When is a company ’insolvent’?

A company is considered insolvent when it cannot pay all debts as they fall due or the total debts of the company are greater than its total assets. The company could be recklessly trading if the directors allow the business to be carried on in a manner likely to create a substantial risk of serious loss to the company’s creditors. Allowing a company to trade when it is insolvent can put the directors at risk of being held personally liable for reckless trading. The directors could also be personally liable if they allow the company to incur an obligation unless they reasonably believe the company will be able to perform that obligation when required. The consequences of reckless trading or breaching those director obligations can be significant. In the well-publicised and ongoing Mainzeal case, directors were found personally liable for $36 million after allowing the company to trade recklessly.

Options for an insolvent company

When directors of a company establish that it is no longer solvent, few choices are available. The two most common options are liquidation and receivership. Either option can be voluntary (the company elects to go through the process to ensure compliance with the Companies Act 1993) or involuntary (a creditor or group of creditors may force the company into the process).

Receiverships and liquidations have very detailed processes and procedures, and need skilled independent advisors, including lawyers, accountants and insolvency professionals, to guide the company through the process and liaise with creditors.

There is, however, another choice that may be appropriate for a company facing insolvency.

What is a creditor compromise?

Creditor compromise is a lesser-known option that is available when a company cannot meet its debts. The company proposes an alternative (the ‘compromise’) to all creditors, such as forgiveness of part of the debt or extended timeframes for repayment, and then calls for all creditors to vote on the compromise. If passed, all the creditors are bound to that compromise, and cannot put the company into liquidation or receivership.

It is important when entering into a creditor compromise that the directors are confident the company can commit to the terms of the compromise; failing to meet the terms could lead to significant consequences for the company and its directors, including personal liability for reckless trading.

A creditor compromise can be preferable for a company and its directors for many reasons. No public notice is required, and the terms of the compromise are often kept private therefore reducing reputational damage to the company.

Aside from those obvious advantages, a creditor compromise also allows the directors to retain control over the company and its assets, the compromise is binding on all creditors, and it can provide a means for the company to slowly return to solvent trading. For the creditor, the compromise often allows them to receive more in the long run than they would have received under a liquidation.

The process

A creditor compromise follows this process:

1. Directors drive the process: A creditor compromise plan is usually driven by the directors. They identify that the company is insolvent, or at risk of being deemed insolvent, and look for a ‘compromise’ that will allow the company to manage its debts.

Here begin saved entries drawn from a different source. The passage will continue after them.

int32_t cw_set_option(cw_ctx* c, const char* name, int32_t value) {
    if (!name) return fail(c, CW_ERR_INVALID, "cw_set_option: null option name");
    if (!strcmp(name, "prompt_prefix")) {
        if (value < 0 || value >= c->d.max_target_positions) return fail(c, CW_ERR_INVALID, "prompt_prefix=%d out of range", value);
        c->pf_prefix = value;
        return CW_OK;
    }
    if (!strcmp(name, "prompt_prefill")) {
        c->prompt_prefill = value != 0;
        return CW_OK;
    }
    if (!strcmp(name, "align_prefill")) {
        c->align_prefill = value != 0;
        return CW_OK;
    }
    if (!strcmp(name, "score_prefill")) {
        c->score_prefill = value != 0;
        return CW_OK;
    }
    if (!strcmp(name, "cross_kv_fp8")) {
        if (!value) { c->kv8 = false; return CW_OK; }
        if (!c->bf16) return fail(c, CW_ERR_INVALID, "cross_kv_fp8 needs the bf16 engine (the f32 engine is the parity mode)");
        if (!c->dec[0].ck8) {
            const size_t n = (size_t)c->Bm * c->d.n_heads * CW_N_CTX * 64;
            const size_t nv = (size_t)c->Bm * cw_bf16::cw_kv8_v_bytes(c->d.n_heads, CW_N_CTX);
            for (auto& L : c->dec) {
                CWCHK(c, dmalloc(c, &L.ck8, n, false)); CWCHK(c, dmalloc(c, &L.cv8, nv, false));
                CWCHK(c, dmalloc(c, &L.kvs, (size_t)c->Bm * c->d.n_heads * 2 * 4));
            }
        }
        c->kv8 = true;
        c->nb_encoded = 0;
        drop_step_graphs(c);
        return CW_OK;
    }
    if (!strcmp(name, "encoder_gemm_fp8")) {
        if (!value) { c->enc8 = false; c->enc8_mask = 0; c->nb_encoded = 0; return CW_OK; }
        if (!c->bf16) return fail(c, CW_ERR_INVALID, "encoder_gemm_fp8 needs a 16-bit engine (the f32 engine is the parity mode)");
        const int D = c->d.d_model, F = c->d.ffn_dim;
        if (D % 256 != 0 || F % 256 != 0 || D > 2048) return fail(c, CW_ERR_INVALID, "encoder_gemm_fp8: d_model / ffn_dim must be multiples of 256 (d_model <= 2048)");
        CWCHK(c, cw_check_weights(c));
        if (!c->h8) {
            const size_t MR = (size_t)c->Bm * CW_N_CTX;
            CWCHK(c, dmalloc(c, &c->h8, MR * D, false)); CWCHK(c, dmalloc(c, &c->mid8, MR * F, false));
            CWCHK(c, dmalloc(c, &c->sa8, MR * 4)); CWCHK(c, dmalloc(c, &c->smid8, MR * 4));
            for (auto& L : c->enc) {
                CWCHK(c, dmalloc(c, &L.wqkv8, (size_t)3 * D * D, false)); CWCHK(c, dmalloc(c, &L.sqkv, (size_t)3 * D * 4));
                CWCHK(c, dmalloc(c, &L.w18, (size_t)F * D, false)); CWCHK(c, dmalloc(c, &L.s1, (size_t)F * 4));
                CWCHK(c, dmalloc(c, &L.w28, (size_t)D * F, false)); CWCHK(c, dmalloc(c, &L.s2, (size_t)D * 4));
            }
            for (auto& L : c->dec) { CWCHK(c, dmalloc(c, &L.wkv_c8, (size_t)2 * D * D, false)); CWCHK(c, dmalloc(c, &L.skv_c, (size_t)2 * D * 4)); }
        }
        CWCHK(c, enc8_quantise(c));
        c->enc8 = true;
        c->enc8_mask = value >= 16 ? ((value - 16) & 15) : 15;
        c->nb_encoded = 0;
        return CW_OK;
    }
#ifndef CW_EXPERIMENTS
    if ((!strcmp(name, "rows_ln") || !strcmp(name, "skinny")) && value != 0)
        return fail(c, CW_ERR_INVALID, "option %s selects a measured-and-rejected kernel variant that is not in this build (make EXTRA=-DCW_EXPERIMENTS)", name);
#endif
    if (!strcmp(name, "test_epoch_forwards")) {
        c->forwards_since_reset = (long long)value;
        return CW_OK;
    }
    if (!strcmp(name, "handoff_fail_pos")) {
        c->fail_pos = value;
        drop_step_graphs(c);
        return CW_OK;
    }
    if (!strcmp(name, "no_wnt")) {
        c->wnt = value == 0;
        drop_step_graphs(c);
        return CW_OK;
    }
    if (!strcmp(name, "rows_ln")) {
        c->rows_ln_enabled = value != 0;
        drop_step_graphs(c);
        return CW_OK;
    }
    if (!strcmp(name, "skinny")) {
        c->skinny_mode = value;
        drop_step_graphs(c);
        return CW_OK;
    }
    return fail(c, CW_ERR_INVALID, "unknown option %s", name);
}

2. Appoint independent manager: The directors appoint a professional to manage the process and develop the creditor compromise plan. It can be an accountant, lawyer, or insolvency professional (or often, a combination) who are experienced in navigating solvency issues.

3. Identify classes of creditors: A critical, and most often litigated, step, is the classification of all creditors into appropriate classes by the independent manager. This usually starts with secured creditors, followed by unsecured creditors. The grouping of creditors into ‘classes’ is not a straightforward process, and it is crucial to get this right to ensure the creditor compromise is binding.

The manager must understand features of each creditor such as their dependency on the debt, size of the debt, size of the creditor, the financial strength of each creditor and more.

As this step can lead to court action, incorrectly classifying the company’s creditors can lead to the entire compromise arrangement being overturned by the court and the company being placed into liquidation.

4. Present the creditor compromise plan for key creditor agreement: Whilst not a legislative step, once a preferred plan has been outlined most companies find it prudent to engage with their key creditors at this stage to ensure there is agreement to the plan. If key creditors aren’t satisfied the plan will give them a better result than liquidation or receivership, the creditor compromise is unlikely to succeed and there is no point progressing further. Sometimes key points of the agreement are negotiated at this point before a final version is circulated to all creditors.

5. Formally notify all creditors: Once the creditor compromise plan is finalised, the key information is circulated to all the company’s creditors. It must include specific information including naming the acting parties, events that have led to the compromise situation, the compromise proposal itself, an assessment of what the creditors would receive in a liquidation (to allow them to compare their options), and a full list of all creditors and the estimated amounts owing. This key information also includes the method by which the creditors can vote. A minimum of five days’ notice must be provided to creditors to review the creditor plan and submit their votes.

6. Vote: If the creditors vote to approve the plan, it will be binding on all creditors regardless of which way they voted. In order to ‘pass’, at least 50% of the number of creditors and 75% of the value of the creditors in each class must approve the compromise. If the compromise is not approved, a liquidation or receivership may result.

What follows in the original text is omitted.